Problem to solve ▸ Set every line of the listing down again, keeping it identical.

Task material ▸
extern "C" int fmda_gru_fwd_launch(int is_bf16, int Hp, const void* gi,
                                   const void* w, const float* bhh, void* out,
                                   float* hlast, int B, int Tseq, int n_dir,
                                   const float* h0, void* out_drop,
                                   unsigned int drop_thr, float drop_scale,
                                   unsigned long long drop_seed,
                                   long gi_pitch, hipStream_t stream);
extern "C" int fmda_gru_fwd_cs_launch(const void* gi, const void* w,
                                      const float* bhh, void* out,
                                      float* hlast, void* hpub,
                                      unsigned int* cnt, int B, int Tseq,
                                      int n_dir, void* out_drop,
                                      unsigned int drop_thr,
                                      float drop_scale,
                                      unsigned long long drop_seed,
                                      long gi_pitch, hipStream_t stream);
extern "C" int fmda_gru_bwd_cs_launch(const void* gi, const void* w,
                                      const void* wt, const float* bhh,
// ... 4 lines not shown
                                      int n_dir, unsigned int drop_thr,
                                      float drop_scale,
                                      unsigned long long drop_seed,
                                      hipStream_t stream);
extern "C" int fmda_gru_bwd_launch(int is_bf16, int Hp, const void* gi,
                                   const void* w, const void* wt,
                                   const float* bhh,
                                   const void* out, const void* dout,
                                   const float* dhT, void* dgi, void* dgh,
                                   float* dh0, float* dbhh, int B, int Tseq,
                                   int n_dir, unsigned int drop_thr,
                                   float drop_scale,
                                   unsigned long long drop_seed,
                                   const float* h0, void* dgh0,
                                   hipStream_t stream);
extern "C" int fmda_mfma_selftest_launch(const void* A, const void* Bm,
                                         float* C, hipStream_t stream);
extern "C" int fmda_pool_fwd_launch(int is_bf16, const void* out, void* maxv,
                                    void* avgv, int* amax, int B, int Tseq,
                                    int H, int n_dir, int act_io, int serial,
                                    hipStream_t stream);
extern "C" int fmda_pool_features_fwd_launch(const void* out,
                                             const float* hlast, void* feat,
                                             int* amax, int B, int Tseq,
                                             int H, int n_dir,
                                             hipStream_t stream);
extern "C" int fmda_pool_features_bwd_launch(const void* dfeat,
                                             const int* amax, void* dout,
                                             float* dhlast, int B, int Tseq,
                                             int H, int n_dir, long ld,
// ... 223 lines not shown
    TORCH_CHECK(T >= 1 && stride >= 1,
                "gru_fwd_windows: T and stride must be >= 1");
    TORCH_CHECK(R >= T, "gru_fwd_windows: table has ", R,
                " rows, fewer than the window T=", T);
    const int64_t nB = (R - T) / stride + 1;
    TORCH_CHECK(nB <= INT_MAX && T <= INT_MAX,
                "gru_fwd_windows: too many windows");
    TORCH_CHECK(reinterpret_cast<uintptr_t>(gi_rows.data_ptr()) % 16 == 0,
                "gru_fwd_windows: gi_rows must be 16-byte aligned");
    return gru_fwd_dispatch(gi_rows, w, bhh, (int)nB, (int)T, n_dir, Hp,
                            is_bf16, stride * row, c10::nullopt, 0.0, 0);
}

Reply ▸
extern "C" int fmda_gru_fwd_launch(int is_bf16, int Hp, const void* gi,
                                   const void* w, const float* bhh, void* out,
                                   float* hlast, int B, int Tseq, int n_dir,
                                   const float* h0, void* out_drop,
                                   unsigned int drop_thr, float drop_scale,
                                   unsigned long long drop_seed,
                                   long gi_pitch, hipStream_t stream);
extern "C" int fmda_gru_fwd_cs_launch(const void* gi, const void* w,
                                      const float* bhh, void* out,
                                      float* hlast, void* hpub,
                                      unsigned int* cnt, int B, int Tseq,
                                      int n_dir, void* out_drop,
                                      unsigned int drop_thr,
                                      float drop_scale,
                                      unsigned long long drop_seed,
                                      long gi_pitch, hipStream_t stream);
extern "C" int fmda_gru_bwd_cs_launch(const void* gi, const void* w,
                                      const void* wt, const float* bhh,
// ... 4 lines not shown
                                      int n_dir, unsigned int drop_thr,
                                      float drop_scale,
                                      unsigned long long drop_seed,
                                      hipStream_t stream);
extern "C" int fmda_gru_bwd_launch(int is_bf16, int Hp, const void* gi,
                                   const void* w, const void* wt,
                                   const float* bhh,
                                   const void* out, const void* dout,
                                   const float* dhT, void* dgi, void* dgh,
                                   float* dh0, float* dbhh, int B, int Tseq,
                                   int n_dir, unsigned int drop_thr,
                                   float drop_scale,
                                   unsigned long long drop_seed,
                                   const float* h0, void* dgh0,
                                   hipStream_t stream);
extern "C" int fmda_mfma_selftest_launch(const void* A, const void* Bm,
                                         float* C, hipStream_t stream);
extern "C" int fmda_pool_fwd_launch(int is_bf16, const void* out, void* maxv,
                                    void* avgv, int* amax, int B, int Tseq,
                                    int H, int n_dir, int act_io, int serial,
                                    hipStream_t stream);
extern "C" int fmda_pool_features_fwd_launch(const void* out,
                                             const float* hlast, void* feat,
                                             int* amax, int B, int Tseq,
                                             int H, int n_dir,
                                             hipStream_t stream);
extern "C" int fmda_pool_features_bwd_launch(const void* dfeat,
                                             const int* amax, void* dout,
                                             float* dhlast, int B, int Tseq,
                                             int H, int n_dir, long ld,
// ... 223 lines not shown
    TORCH_CHECK(T >= 1 && stride >= 1,
                "gru_fwd_windows: T and stride must be >= 1");
    TORCH_CHECK(R >= T, "gru_fwd_windows: table has ", R,
                " rows, fewer than the window T=", T);
    const int64_t nB = (R - T) / stride + 1;
    TORCH_CHECK(nB <= INT_MAX && T <= INT_MAX,
                "gru_fwd_windows: too many windows");
    TORCH_CHECK(reinterpret_cast<uintptr_t>(gi_rows.data_ptr()) % 16 == 0,
                "gru_fwd_windows: gi_rows must be 16-byte aligned");
    return gru_fwd_dispatch(gi_rows, w, bhh, (int)nB, (int)T, n_dir, Hp,
                            is_bf16, stride * row, c10::nullopt, 0.0, 0);
}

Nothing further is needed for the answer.